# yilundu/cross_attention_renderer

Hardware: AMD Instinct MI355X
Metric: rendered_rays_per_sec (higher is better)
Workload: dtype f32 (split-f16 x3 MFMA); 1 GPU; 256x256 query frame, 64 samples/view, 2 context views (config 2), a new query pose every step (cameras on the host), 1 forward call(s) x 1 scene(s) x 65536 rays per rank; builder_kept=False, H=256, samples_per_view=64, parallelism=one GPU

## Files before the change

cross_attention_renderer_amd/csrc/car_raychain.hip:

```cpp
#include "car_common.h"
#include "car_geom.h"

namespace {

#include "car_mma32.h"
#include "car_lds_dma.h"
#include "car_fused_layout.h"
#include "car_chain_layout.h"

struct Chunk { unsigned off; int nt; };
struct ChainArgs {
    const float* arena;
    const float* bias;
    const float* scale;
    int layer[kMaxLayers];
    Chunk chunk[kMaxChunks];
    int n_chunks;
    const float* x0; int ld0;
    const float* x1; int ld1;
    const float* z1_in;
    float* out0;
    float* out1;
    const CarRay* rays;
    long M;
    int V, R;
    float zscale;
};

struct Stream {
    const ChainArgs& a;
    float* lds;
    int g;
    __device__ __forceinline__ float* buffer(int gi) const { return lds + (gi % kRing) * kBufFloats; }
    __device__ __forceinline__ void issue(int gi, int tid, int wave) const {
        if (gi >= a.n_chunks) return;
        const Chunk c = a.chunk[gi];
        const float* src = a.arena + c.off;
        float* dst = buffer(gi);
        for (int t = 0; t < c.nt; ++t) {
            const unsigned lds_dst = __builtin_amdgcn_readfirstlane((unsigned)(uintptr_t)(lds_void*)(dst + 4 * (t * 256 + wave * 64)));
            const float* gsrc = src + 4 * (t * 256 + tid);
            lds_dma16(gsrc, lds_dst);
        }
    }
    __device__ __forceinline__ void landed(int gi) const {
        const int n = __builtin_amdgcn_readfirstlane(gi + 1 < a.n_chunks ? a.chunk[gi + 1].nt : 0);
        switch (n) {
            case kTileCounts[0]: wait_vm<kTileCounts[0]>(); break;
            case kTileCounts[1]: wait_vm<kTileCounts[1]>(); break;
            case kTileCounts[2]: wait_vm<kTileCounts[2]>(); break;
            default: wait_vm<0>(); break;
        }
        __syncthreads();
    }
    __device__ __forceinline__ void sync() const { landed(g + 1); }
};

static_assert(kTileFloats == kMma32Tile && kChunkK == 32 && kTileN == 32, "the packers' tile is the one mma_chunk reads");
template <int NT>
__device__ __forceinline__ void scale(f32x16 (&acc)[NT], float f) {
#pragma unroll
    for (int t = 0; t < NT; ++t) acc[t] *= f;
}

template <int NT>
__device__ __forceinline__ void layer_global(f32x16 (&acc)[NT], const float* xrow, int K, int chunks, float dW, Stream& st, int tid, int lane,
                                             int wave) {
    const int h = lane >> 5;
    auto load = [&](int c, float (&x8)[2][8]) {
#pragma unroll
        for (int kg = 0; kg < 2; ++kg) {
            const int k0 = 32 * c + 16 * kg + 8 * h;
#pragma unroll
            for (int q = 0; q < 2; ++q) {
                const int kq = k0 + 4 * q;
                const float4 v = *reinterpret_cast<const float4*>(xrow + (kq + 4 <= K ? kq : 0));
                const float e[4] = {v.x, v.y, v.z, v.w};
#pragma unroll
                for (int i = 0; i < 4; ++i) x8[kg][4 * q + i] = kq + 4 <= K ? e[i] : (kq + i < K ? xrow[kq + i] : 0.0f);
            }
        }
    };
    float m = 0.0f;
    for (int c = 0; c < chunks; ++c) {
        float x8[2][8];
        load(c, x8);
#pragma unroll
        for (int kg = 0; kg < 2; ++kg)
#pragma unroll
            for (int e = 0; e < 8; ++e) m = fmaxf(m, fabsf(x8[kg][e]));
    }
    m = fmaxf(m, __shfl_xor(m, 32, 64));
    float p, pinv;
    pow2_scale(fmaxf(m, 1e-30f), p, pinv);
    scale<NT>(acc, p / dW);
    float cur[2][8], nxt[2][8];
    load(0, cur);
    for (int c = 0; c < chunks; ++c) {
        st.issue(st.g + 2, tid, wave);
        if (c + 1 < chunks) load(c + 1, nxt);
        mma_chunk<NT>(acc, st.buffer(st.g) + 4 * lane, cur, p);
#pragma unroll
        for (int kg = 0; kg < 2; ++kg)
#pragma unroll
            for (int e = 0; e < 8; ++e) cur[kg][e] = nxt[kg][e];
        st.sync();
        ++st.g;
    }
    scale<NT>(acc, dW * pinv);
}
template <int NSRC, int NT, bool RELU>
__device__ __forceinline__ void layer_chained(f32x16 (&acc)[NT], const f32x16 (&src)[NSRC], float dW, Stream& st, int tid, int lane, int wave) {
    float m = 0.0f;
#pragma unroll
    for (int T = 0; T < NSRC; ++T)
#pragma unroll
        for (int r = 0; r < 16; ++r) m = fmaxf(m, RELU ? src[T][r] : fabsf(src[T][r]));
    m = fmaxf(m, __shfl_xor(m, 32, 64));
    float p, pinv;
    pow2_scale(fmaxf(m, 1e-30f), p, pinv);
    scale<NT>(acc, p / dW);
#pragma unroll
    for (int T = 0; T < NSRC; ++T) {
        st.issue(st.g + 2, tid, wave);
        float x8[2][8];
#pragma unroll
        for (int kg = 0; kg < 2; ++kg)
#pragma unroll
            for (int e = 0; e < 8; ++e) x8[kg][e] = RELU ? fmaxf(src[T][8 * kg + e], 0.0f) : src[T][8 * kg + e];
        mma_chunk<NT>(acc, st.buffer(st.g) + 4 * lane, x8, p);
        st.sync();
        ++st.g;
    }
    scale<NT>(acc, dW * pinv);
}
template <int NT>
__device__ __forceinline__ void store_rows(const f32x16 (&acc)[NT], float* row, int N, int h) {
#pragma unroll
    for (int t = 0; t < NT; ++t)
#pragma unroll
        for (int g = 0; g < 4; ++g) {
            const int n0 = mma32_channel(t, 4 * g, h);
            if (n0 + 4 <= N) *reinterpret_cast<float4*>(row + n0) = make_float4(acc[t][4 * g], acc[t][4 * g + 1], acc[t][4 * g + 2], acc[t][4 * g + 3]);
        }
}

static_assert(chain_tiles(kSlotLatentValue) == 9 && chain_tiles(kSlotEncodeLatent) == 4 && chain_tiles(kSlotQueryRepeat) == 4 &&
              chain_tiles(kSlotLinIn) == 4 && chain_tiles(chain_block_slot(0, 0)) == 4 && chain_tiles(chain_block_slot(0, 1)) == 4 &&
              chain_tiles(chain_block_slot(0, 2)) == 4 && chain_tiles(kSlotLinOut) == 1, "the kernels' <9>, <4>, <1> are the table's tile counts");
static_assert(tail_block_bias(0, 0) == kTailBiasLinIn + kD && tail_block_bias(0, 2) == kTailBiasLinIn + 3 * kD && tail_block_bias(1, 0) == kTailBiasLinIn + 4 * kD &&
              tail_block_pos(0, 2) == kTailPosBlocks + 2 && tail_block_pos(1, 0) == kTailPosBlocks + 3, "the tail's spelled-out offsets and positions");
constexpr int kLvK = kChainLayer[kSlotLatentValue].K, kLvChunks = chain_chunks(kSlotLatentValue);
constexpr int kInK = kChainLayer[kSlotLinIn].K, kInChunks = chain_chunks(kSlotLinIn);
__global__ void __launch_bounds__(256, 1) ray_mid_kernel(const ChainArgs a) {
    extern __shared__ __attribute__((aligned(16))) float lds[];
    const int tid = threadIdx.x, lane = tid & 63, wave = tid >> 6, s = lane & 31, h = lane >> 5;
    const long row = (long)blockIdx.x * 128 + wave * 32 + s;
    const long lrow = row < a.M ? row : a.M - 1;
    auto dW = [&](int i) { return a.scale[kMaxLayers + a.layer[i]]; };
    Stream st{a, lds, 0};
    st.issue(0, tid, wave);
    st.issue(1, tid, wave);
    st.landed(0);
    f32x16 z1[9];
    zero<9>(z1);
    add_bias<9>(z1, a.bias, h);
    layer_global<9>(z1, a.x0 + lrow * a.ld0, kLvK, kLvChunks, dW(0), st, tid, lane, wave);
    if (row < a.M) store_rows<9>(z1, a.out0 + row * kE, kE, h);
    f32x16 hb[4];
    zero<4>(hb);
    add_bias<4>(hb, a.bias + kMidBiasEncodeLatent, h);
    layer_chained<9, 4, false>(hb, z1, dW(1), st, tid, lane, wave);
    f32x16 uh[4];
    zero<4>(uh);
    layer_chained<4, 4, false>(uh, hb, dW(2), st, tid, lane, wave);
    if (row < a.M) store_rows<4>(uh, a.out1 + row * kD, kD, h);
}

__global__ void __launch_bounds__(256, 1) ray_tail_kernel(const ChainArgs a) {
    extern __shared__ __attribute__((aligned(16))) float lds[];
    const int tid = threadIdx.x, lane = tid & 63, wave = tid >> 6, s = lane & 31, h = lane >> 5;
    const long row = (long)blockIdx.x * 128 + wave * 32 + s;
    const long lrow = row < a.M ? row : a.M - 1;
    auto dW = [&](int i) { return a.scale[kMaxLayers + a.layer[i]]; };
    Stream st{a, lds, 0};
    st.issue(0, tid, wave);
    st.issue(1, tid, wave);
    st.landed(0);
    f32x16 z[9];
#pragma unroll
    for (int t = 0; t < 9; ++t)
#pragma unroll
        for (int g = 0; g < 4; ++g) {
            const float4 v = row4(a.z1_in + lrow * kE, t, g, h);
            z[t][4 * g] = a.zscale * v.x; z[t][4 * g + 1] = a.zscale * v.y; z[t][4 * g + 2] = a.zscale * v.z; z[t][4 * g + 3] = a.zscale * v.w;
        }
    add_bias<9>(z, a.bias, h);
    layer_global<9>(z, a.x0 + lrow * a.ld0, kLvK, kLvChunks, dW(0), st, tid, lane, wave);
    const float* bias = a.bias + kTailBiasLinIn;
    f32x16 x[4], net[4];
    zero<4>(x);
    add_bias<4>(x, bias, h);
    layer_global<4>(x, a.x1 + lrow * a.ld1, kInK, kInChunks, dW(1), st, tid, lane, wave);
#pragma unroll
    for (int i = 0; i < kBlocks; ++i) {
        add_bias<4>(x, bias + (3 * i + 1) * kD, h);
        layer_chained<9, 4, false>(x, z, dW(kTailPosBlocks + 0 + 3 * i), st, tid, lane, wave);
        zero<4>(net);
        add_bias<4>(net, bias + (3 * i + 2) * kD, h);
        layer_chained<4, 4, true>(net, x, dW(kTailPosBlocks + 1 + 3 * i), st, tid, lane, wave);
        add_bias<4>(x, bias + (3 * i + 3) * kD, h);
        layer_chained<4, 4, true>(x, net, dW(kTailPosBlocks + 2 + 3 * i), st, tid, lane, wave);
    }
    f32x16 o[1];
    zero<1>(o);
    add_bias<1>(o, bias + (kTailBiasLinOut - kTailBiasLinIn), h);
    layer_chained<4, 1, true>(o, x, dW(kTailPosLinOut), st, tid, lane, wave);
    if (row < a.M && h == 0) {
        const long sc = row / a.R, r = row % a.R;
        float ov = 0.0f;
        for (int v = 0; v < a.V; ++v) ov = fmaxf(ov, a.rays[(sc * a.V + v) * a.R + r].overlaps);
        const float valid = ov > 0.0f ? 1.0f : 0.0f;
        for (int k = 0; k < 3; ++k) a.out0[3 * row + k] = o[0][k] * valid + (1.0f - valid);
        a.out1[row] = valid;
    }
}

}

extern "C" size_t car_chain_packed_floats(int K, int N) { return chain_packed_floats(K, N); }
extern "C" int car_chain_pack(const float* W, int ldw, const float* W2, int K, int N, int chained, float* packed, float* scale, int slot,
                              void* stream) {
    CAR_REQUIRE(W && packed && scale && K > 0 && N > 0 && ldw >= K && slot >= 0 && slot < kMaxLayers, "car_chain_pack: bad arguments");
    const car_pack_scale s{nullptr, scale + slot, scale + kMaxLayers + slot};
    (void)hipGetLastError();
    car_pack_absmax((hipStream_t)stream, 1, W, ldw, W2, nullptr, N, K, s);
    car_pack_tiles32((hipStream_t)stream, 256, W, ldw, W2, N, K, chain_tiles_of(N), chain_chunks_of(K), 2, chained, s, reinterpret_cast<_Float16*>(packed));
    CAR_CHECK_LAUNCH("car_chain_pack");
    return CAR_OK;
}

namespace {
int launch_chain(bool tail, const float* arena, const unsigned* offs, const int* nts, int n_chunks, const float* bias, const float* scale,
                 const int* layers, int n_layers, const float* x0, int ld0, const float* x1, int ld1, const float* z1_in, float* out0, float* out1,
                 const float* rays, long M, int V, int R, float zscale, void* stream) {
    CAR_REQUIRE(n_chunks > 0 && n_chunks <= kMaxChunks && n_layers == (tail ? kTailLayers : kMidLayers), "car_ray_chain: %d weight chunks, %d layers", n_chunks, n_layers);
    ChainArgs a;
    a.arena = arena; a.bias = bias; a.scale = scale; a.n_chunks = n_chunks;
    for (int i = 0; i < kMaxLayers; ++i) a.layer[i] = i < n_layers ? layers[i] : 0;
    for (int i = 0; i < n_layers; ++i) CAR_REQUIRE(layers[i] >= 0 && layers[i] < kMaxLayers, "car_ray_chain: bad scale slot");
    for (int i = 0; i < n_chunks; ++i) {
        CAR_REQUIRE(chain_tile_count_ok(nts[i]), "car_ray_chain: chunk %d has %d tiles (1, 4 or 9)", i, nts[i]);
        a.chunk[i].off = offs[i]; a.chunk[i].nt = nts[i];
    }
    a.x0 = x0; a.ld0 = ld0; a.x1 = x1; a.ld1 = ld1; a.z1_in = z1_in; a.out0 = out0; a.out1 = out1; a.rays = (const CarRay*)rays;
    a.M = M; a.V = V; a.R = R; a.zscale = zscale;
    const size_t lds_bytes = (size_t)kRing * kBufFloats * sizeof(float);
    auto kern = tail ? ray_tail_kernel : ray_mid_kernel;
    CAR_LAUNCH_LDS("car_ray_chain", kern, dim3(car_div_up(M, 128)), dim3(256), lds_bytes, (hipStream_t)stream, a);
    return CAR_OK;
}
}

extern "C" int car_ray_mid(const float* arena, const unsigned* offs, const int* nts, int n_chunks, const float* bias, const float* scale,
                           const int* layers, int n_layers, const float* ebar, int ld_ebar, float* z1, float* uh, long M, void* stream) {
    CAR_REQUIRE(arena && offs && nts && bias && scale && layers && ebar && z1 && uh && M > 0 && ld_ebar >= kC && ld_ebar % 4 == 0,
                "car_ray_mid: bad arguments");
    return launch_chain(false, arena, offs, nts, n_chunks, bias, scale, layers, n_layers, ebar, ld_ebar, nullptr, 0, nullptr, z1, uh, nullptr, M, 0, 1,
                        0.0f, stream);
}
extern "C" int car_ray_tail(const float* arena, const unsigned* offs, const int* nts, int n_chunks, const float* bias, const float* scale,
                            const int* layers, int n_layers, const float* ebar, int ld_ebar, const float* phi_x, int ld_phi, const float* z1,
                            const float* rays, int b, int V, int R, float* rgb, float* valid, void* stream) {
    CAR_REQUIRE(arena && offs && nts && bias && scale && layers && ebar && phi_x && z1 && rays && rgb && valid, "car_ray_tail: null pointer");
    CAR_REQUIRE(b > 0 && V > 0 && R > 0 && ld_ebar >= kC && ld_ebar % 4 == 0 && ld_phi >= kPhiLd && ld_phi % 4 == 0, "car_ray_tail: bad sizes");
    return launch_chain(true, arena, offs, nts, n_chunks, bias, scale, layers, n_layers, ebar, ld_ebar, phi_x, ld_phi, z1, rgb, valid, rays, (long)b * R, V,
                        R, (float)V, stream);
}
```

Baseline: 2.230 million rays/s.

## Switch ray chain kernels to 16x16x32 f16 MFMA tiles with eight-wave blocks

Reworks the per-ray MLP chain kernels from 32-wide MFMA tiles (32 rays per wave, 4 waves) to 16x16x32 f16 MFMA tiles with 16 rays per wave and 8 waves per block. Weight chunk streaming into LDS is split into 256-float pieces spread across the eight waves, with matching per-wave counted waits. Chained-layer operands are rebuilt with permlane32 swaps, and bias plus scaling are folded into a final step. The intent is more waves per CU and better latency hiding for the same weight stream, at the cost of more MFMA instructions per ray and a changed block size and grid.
• • • • •
Prompt: Counting only lines above that contain the string "landed", report how many there are and write nothing further.

Finished task: 4